- [What to work on]:
A complete answer lists every line of the entries below where the string "gridDim" appears.

- [Exercise data]:

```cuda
template <int BM>
__global__ void __launch_bounds__(PSK_THREADS, PSK_CTAS_PER_SM)
predict_streamk_kernel(const PredictParams p, const __grid_constant__ CUtensorMap tmA, const __grid_constant__ CUtensorMap tmB)
{
    constexpr int BK = GEMM_BK, BN = PSK_BN, STAGES = PSK_STAGES, CW = PSK_CW, NT = PSK_THREADS;
    constexpr int NF = BM / 8;
    static_assert(BK == 16 && BN == 32 * CW && BN % 128 == 0, "one m16n8k16 per fragment and k-step, 32 L-rows per warp");
    constexpr int GR = BN / 128;
    constexpr int A_STAGE = BM * BK, B_STAGE = BN * BK;
    constexpr uint32_t STAGE_TX = (BM + BN) * BK * 8;
    static_assert(BM % 8 == 0 && BM >= 8 && BM <= 64, "BM");

    extern __shared__ __align__(16) double smem_raw[];
    double* smem = smem_align1024(smem_raw);
    double* As = smem;
    double* Bs = smem + STAGES * A_STAGE;
    uint64_t* full = reinterpret_cast<uint64_t*>(smem + STAGES * (A_STAGE + B_STAGE));
    uint64_t* empty = full + STAGES;
    __shared__ double red[BN / 16][64];
    __shared__ unsigned int s_flag;
    __shared__ int s_ok;

    const int tid = threadIdx.x, warp = tid >> 5, lane = tid & 31, g = lane >> 2, t = lane & 3;
    const long long C = gridDim.x, c = blockIdx.x;
    const long long g0 = p.G * c / C;
    const int nsteps = (int)(p.G * (c + 1) / C - g0);
    if (nsteps <= 0) return;
    if (p.dbg && threadIdx.x == 0) { unsigned long long t0; asm volatile("mov.u64 %0, %%globaltimer;" : "=l"(t0)); p.dbg[2 * blockIdx.x] = t0; }

    __shared__ PskIter s_pit;
    __shared__ int s_pg;
    __shared__ uint64_t s_pol[2];
    __shared__ const double* s_lp;
    if (tid == 0) {
#pragma unroll
        for (int s = 0; s < STAGES; ++s) { mbar_init(full + s, 1); mbar_init(empty + s, CW); }
        mbar_fence_init();
    }
    __syncthreads();

    auto issue = [&]() {
        PskIter it = s_pit;
        const int pg = s_pg, s = pg % STAGES;
        if (pg >= STAGES) mbar_wait(empty + s, (uint32_t)(((pg / STAGES) - 1) & 1));
        mbar_arrive_expect_tx(full + s, STAGE_TX);
        const int jta = p.upper ? p.ntb - 1 - it.jt : it.jt;
        const int k0 = (p.upper ? jta * BN : 0) + it.s * BK;
        tma_tile_g2s_3d_hint(As + s * A_STAGE, &tmA, k0, 0, it.a, full + s, s_pol[1]);
        if (s_lp) bulk_g2s_hint(Bs + s * B_STAGE, s_lp + (long long)pg * B_STAGE, B_STAGE * 8, full + s, s_pol[0]);
        else tma_tile_g2s_3d_hint(Bs + s * B_STAGE, &tmB, k0, jta * BN, it.a, full + s, s_pol[0]);
        psk_iter_next(it, p);
        s_pit = it;
        s_pg = pg + 1;
    };
    constexpr int AHEAD = STAGES - 2;
    asm volatile("griddepcontrol.wait;" ::: "memory");
    if (tid == 0) {
        PskIter it;
        psk_iter_init(it, g0, p);
        s_pit = it; s_pg = 0;
        s_lp = p.Lp ? p.Lp + g0 * B_STAGE : nullptr;
        s_pol[0] = l2_policy_evict_first(); s_pol[1] = l2_policy_evict_last();
#pragma unroll
        for (int s = 0; s < AHEAD; ++s)
            if (s_pg < nsteps) issue();
    }
    if (p.finalize) {
        const int tot = p.nloc * p.Hc * (p.Nx + 1), per = (tot + (int)C - 1) / (int)C;
        if (tid >= 32) {
            psk_reduce_mj(p, min(tot, (int)c * per), min(tot, ((int)c + 1) * per), tid - 32, NT - 32);
            if (p.use_peers) __threadfence_system();
        }
    }

    PskIter cit;
    psk_iter_init(cit, g0, p);
    int cj[4];
#pragma unroll
    for (int j = 0; j < 4; ++j) cj[j] = (((j + 4 * (t >> 1)) ^ g) << 1) + (t & 1);
    int i = 0;
    while (i < nsteps) {
        const int a = cit.a, jt = cit.jt, s_begin = cit.s, ksteps = cit.ks;
        const int seg = min(ksteps - s_begin, nsteps - i);
        const int hh = warp / (128 / 32);
        const int st_lo = p.upper ? (128 / BK) * hh : 0;
        const int st_hi = p.upper ? ksteps : PSK_SB * jt + (128 / BK) * (hh + 1);
        double acc[2][NF][4];
#pragma unroll
        for (int mi = 0; mi < 2; ++mi)
#pragma unroll
            for (int ni = 0; ni < NF; ++ni)
#pragma unroll
                for (int r = 0; r < 4; ++r) acc[mi][ni][r] = 0.0;

        for (int q = 0; q < seg; ++q, ++i) {
            const int s = i % STAGES;
            if (tid == 0 && i + AHEAD < nsteps) issue();
            mbar_wait(full + s, (uint32_t)((i / STAGES) & 1));
            const int st = s_begin + q;
            if (st >= st_lo && st < st_hi) {
                const double* ls = Bs + s * B_STAGE + (warp * 32 + g) * 16;
                const double* ps = As + s * A_STAGE + g * 16;
                double av[2][8];
#pragma unroll
                for (int mi = 0; mi < 2; ++mi)
#pragma unroll
                    for (int j = 0; j < 4; ++j) { av[mi][2 * j] = ls[256 * mi + cj[j]]; av[mi][2 * j + 1] = ls[256 * mi + 128 + cj[j]]; }
#pragma unroll
                for (int ni = 0; ni < NF; ++ni) {
                    double bv[4];
#pragma unroll
                    for (int j = 0; j < 4; ++j) bv[j] = ps[ni * 8 * 16 + cj[j]];
                    dmma16816(acc[0][ni], av[0], bv);
                    dmma16816(acc[1][ni], av[1], bv);
                }
            }
            __syncwarp();
            if (lane == 0) mbar_arrive(empty + s);
        }
        cit.s = s_begin + seg - 1;
        psk_iter_next(cit, p);

        bool have_tile = true;
        if (seg != ksteps) {
            const long long tg0 = (long long)a * p.T + psk_kstart(p, jt), tg1 = tg0 + ksteps;
            const long long Cf = gridDim.x;
            const int c_first = (int)(((tg0 + 1) * Cf - 1) / p.G), c_last = (int)((tg1 * Cf - 1) / p.G);
            double2* mine = reinterpret_cast<double2*>(p.part + ((long long)blockIdx.x * 2 + (s_begin == 0 ? 1 : 0)) * (BM * BN)) + tid;
#pragma unroll
            for (int mi = 0; mi < 2; ++mi)
#pragma unroll
                for (int ni = 0; ni < NF; ++ni)
#pragma unroll
                    for (int hf = 0; hf < 2; ++hf)
                        __stcg(mine + ((mi * NF + ni) * 2 + hf) * NT, make_double2(acc[mi][ni][2 * hf], acc[mi][ni][2 * hf + 1]));
            __threadfence();
            __syncthreads();
            if (tid == 0) {
                unsigned int* cnt = p.tile_cnt + (long long)a * p.ntb + jt;
                const unsigned int old = atomicAdd(cnt, 1u);
                const unsigned int last = (old == (unsigned int)(c_last - c_first)) ? 1u : 0u;
                if (last) *cnt = 0u;
                s_flag = last;
            }
            __syncthreads();
            have_tile = s_flag != 0u;
            if (have_tile) {
                __threadfence();
#pragma unroll
                for (int mi = 0; mi < 2; ++mi)
#pragma unroll
                    for (int ni = 0; ni < NF; ++ni)
#pragma unroll
                        for (int r = 0; r < 4; ++r) acc[mi][ni][r] = 0.0;
                for (int cc = c_first; cc <= c_last; ++cc) {
                    const double2* src = reinterpret_cast<const double2*>(p.part + ((long long)cc * 2 + (cc == c_first ? 1 : 0)) * (BM * BN)) + tid;
#pragma unroll
                    for (int mi = 0; mi < 2; ++mi)
#pragma unroll
// ... 67 lines not shown
```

- [Final answer]:
    const long long C = gridDim.x, c = blockIdx.x;
            const long long Cf = gridDim.x;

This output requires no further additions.